This article is the second in a series describing how the development team at RightScale does continuous integration (CI) and continuous delivery (CD) in the cloud. The first article provided an overview of CI/CD in the cloud and described the key features of the RightScale platform that we leverage.
In this article, I will describe how the RightScale development organization leverages Jenkins, various test tools, and the RightScale platform, itself, to automate testing of RightScale ServerTemplates™ across a large matrix of clouds and operating systems.
The Problem: A Test Matrix from Hell
As part of our solution, RightScale develops and delivers pre-configured ServerTemplates for popular technologies and stacks, such as LAMP, MySQL, and more for both Linux and Windows. These ServerTemplates are designed to operate across a broad number of clouds (AWS, Azure, Google, Rackspace, CloudStack, OpenStack, VMware vSphere, and more) as well as a variety of operating systems such as CentOS, Ubuntu, RHEL, and Windows.

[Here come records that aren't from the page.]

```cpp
static __device__ __forceinline__ uint32_t pair_swap(uint32_t v)
{
    return (uint32_t)__builtin_amdgcn_update_dpp((int)v, (int)v, 0xB1, 0xF, 0xF, false);
}
template <class BlockOfStep>
static __device__ __forceinline__ void pair_shared(int s, bool hi, BlockOfStep block_of_step, uint32_t (&w)[2], uint32_t &odd0, uint32_t &odd1)
{
    if ((s & 1) == 0) {
        const uint4 b = block_of_step(s + (hi ? 1 : 0));
        const uint32_t r0 = pair_swap(hi ? b.x : b.z), r1 = pair_swap(hi ? b.y : b.w);
        w[0] = hi ? r0 : b.x; w[1] = hi ? r1 : b.y;
        odd0 = hi ? b.z : r0; odd1 = hi ? b.w : r1;
    } else { w[0] = odd0; w[1] = odd1; }
}
struct SyntheticPair {
    static constexpr bool TAPE = false;
    uint32_t glane0, n_act, k0, k1, odd[2];
    uint64_t ta0;
    bool hi;
    __device__ __forceinline__ SyntheticPair(const TapeRef &, uint32_t, uint32_t glane0_, const RngKey &key0, const RngKey &akey0, uint32_t n_act_, int)
        : glane0(glane0_), n_act(n_act_), k0(key0.k0), k1(key0.k1), odd{0, 0}, ta0(((uint64_t)akey0.t_hi << 32) | akey0.t_lo), hi((glane0_ & 2u) != 0u) {}
    __device__ __forceinline__ uint4 block(uint64_t ta) const
    {
        return philox4x32_10(glane0 >> 2, (uint32_t)ta, (uint32_t)(ta >> 32), (uint32_t)POMDP_STREAM_ACTION << 24, k0, k1);
    }
    __device__ __forceinline__ void first(uint32_t (&a)[2]) const
    {
        const uint4 w = block(ta0 - 1ull);
        a[0] = __umulhi(hi ? w.z : w.x, n_act); a[1] = __umulhi(hi ? w.w : w.y, n_act);
    }
    __device__ __forceinline__ void begin(int s, uint32_t (&a)[2])
    {
        if ((s & 1) == 0) {
            const uint4 w = block(ta0 + (uint64_t)s + (hi ? 1ull : 0ull));
            const uint32_t r0 = pair_swap(hi ? w.x : w.z), r1 = pair_swap(hi ? w.y : w.w);
            a[0] = __umulhi(hi ? r0 : w.x, n_act); a[1] = __umulhi(hi ? r1 : w.y, n_act);
            odd[0] = __umulhi(hi ? w.z : r0, n_act); odd[1] = __umulhi(hi ? w.w : r1, n_act);
        } else { a[0] = odd[0]; a[1] = odd[1]; }
    }
    __device__ __forceinline__ void end(int, uint32_t (&)[2]) const {}
    __device__ __forceinline__ void count_bad(uint32_t) const {}
};
struct TapePair {
    static constexpr bool TAPE = true;
    TapeColumn<uint16_t> col;
    uint32_t *err;
    __device__ __forceinline__ TapePair(const TapeRef &t, uint32_t l0, uint32_t, const RngKey &, const RngKey &, uint32_t, int k_steps)
        : col(t, l0, k_steps), err(t.err) {}
    __device__ __forceinline__ void first(uint32_t (&a)[2]) const { a[0] = col.first & 0xFFu; a[1] = (uint32_t)col.first >> 8; }
    __device__ __forceinline__ void begin(int s, uint32_t (&a)[2]) { col.request(s); a[0] = a[1] = 0; }
    __device__ __forceinline__ void end(int, uint32_t (&a)[2]) const { a[0] = col.nxt & 0xFFu; a[1] = (uint32_t)col.nxt >> 8; }
    __device__ __forceinline__ void count_bad(uint32_t n_bad) const { if (n_bad && err) atomicAdd(err, n_bad); }
};
template <class Pol, int LPT> struct lanes_policy { using type = Pol; };
template <> struct lanes_policy<SyntheticQuad, 2> { using type = SyntheticPair; };
template <> struct lanes_policy<TapeQuad, 2> { using type = TapePair; };

template <class L> struct QuadOut;

template <bool ACT> struct QuadOut<ColumnsT<ACT>> {
    uint32_t *action_w, *ob_w, *reward_w, *done_w;
    int64_t rec;
    __device__ __forceinline__ QuadOut(void *action, void *ob, void *reward, void *done, int64_t rec_, uint32_t l0)
        : action_w(ACT ? reinterpret_cast<uint32_t *>(action) + l0 : nullptr), ob_w(reinterpret_cast<uint32_t *>(ob) + l0),
          reward_w(reinterpret_cast<uint32_t *>(reward) + l0), done_w(reinterpret_cast<uint32_t *>(reinterpret_cast<uint8_t *>(done) + l0)),
          rec(rec_) {}
    template <class Pol>
    __device__ __forceinline__ u32x4 first(const Pol &pol, int gen_first)
    {
        if constexpr (!ACT) return pol.first();
        u32x4 a;
        if (!gen_first) a = ld_stream4(action_w);
        else {
            a = pol.first();
            st_stream4(action_w, a[0], a[1], a[2], a[3]);
        }
        action_w += rec;
        return a;
    }
// ... 480 lines not shown
```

Since RightScale provides ongoing technical support and bug fixes for these ServerTemplates, it’s critical that we test them across all of the platform/OS combinations we support. As the number of ServerTemplates, tests, and clouds grew, the result was a test matrix that had as many as 2,500 possible combinations:
Although we were using Jenkins as a front end to our homegrown regression testing tool, VirtualMonkey, the amount of time and manual effort to set up the test matrix (which was originally a GoogleDoc), execute the tests, and review the results quickly became unmanageable. In addition, each cell in the above matrix represented a test that might take 20 minutes to 2 hours. We needed to balance running tests in parallel to reduce the elapsed time with serializing tests in order to manage the cloud capacity and budget required.
Our Solution: RocketMonkey, Jenkins, and RightScale
To solve this problem, we developed a new tool, RocketMonkey, that reads a test matrix from a GoogleDoc and translates each “cell” into individual jobs loaded into Jenkins. RocketMonkey then drives these jobs via the Jenkins API. RocketMonkey also allows us to define what tests run in parallel and how tests are sequenced.
After the jobs are configured, the test activity is coordinated by RocketMonkey, which selectively triggers jobs in Jenkins, which in turn uses VIrtualMonkey to execute the test scripts. The test scripts call the RightScale API to provision, auto-scale, and deprovision cloud deployments as required for each tests. These cloud deployments are defined within RightScale and pull the latest versions of the ServerTemplates that are under test.
RocketMonkey provides control of the test execution at a high level, allowing us to address several issues that are a direct result of large-scale testing. It can be configured to link verticals or rows in the test matrix, allowing for running tests on a specific cloud or the same test across all the clouds at will. The tests can be linked to run serially, so they consume a limited level of cloud resources while they run overnight unattended or in parallel to provide time efficiency.
As tests complete, a generated HTML report based on the original GoogleDoc is automatically updated with a status icon so that the QA team can easily see how the tests are progressing. The automation can also be set to auto-halt testing if repeated failures are detected, say, for example, if there are network problems. Finally, one of the biggest time savings is in the automatic management of the result logs, which are available via links on the individual green/red dots:
Bottom Line: Reduce Manual Effort, Speed Development Cycles
By integrating RightScale into our CI and testing processes, we are able to automate all aspects of the continuous testing, from the execution of tests to the provisioning of infrastructure needed to support these tests. As a result, we’ve been able to greatly reduce the manual effort involved in testing. It is difficult to estimate the efficiency gain in numbers, but it is safe to say that it exceeds 10x. Rather than consuming an entire team of 10 people for 4 weeks, we were able to run regression in 3 weeks with only 2 people dedicated to seeing all the tests through. The rest of the team was then free to respond to fixes or work on planning the next sprint.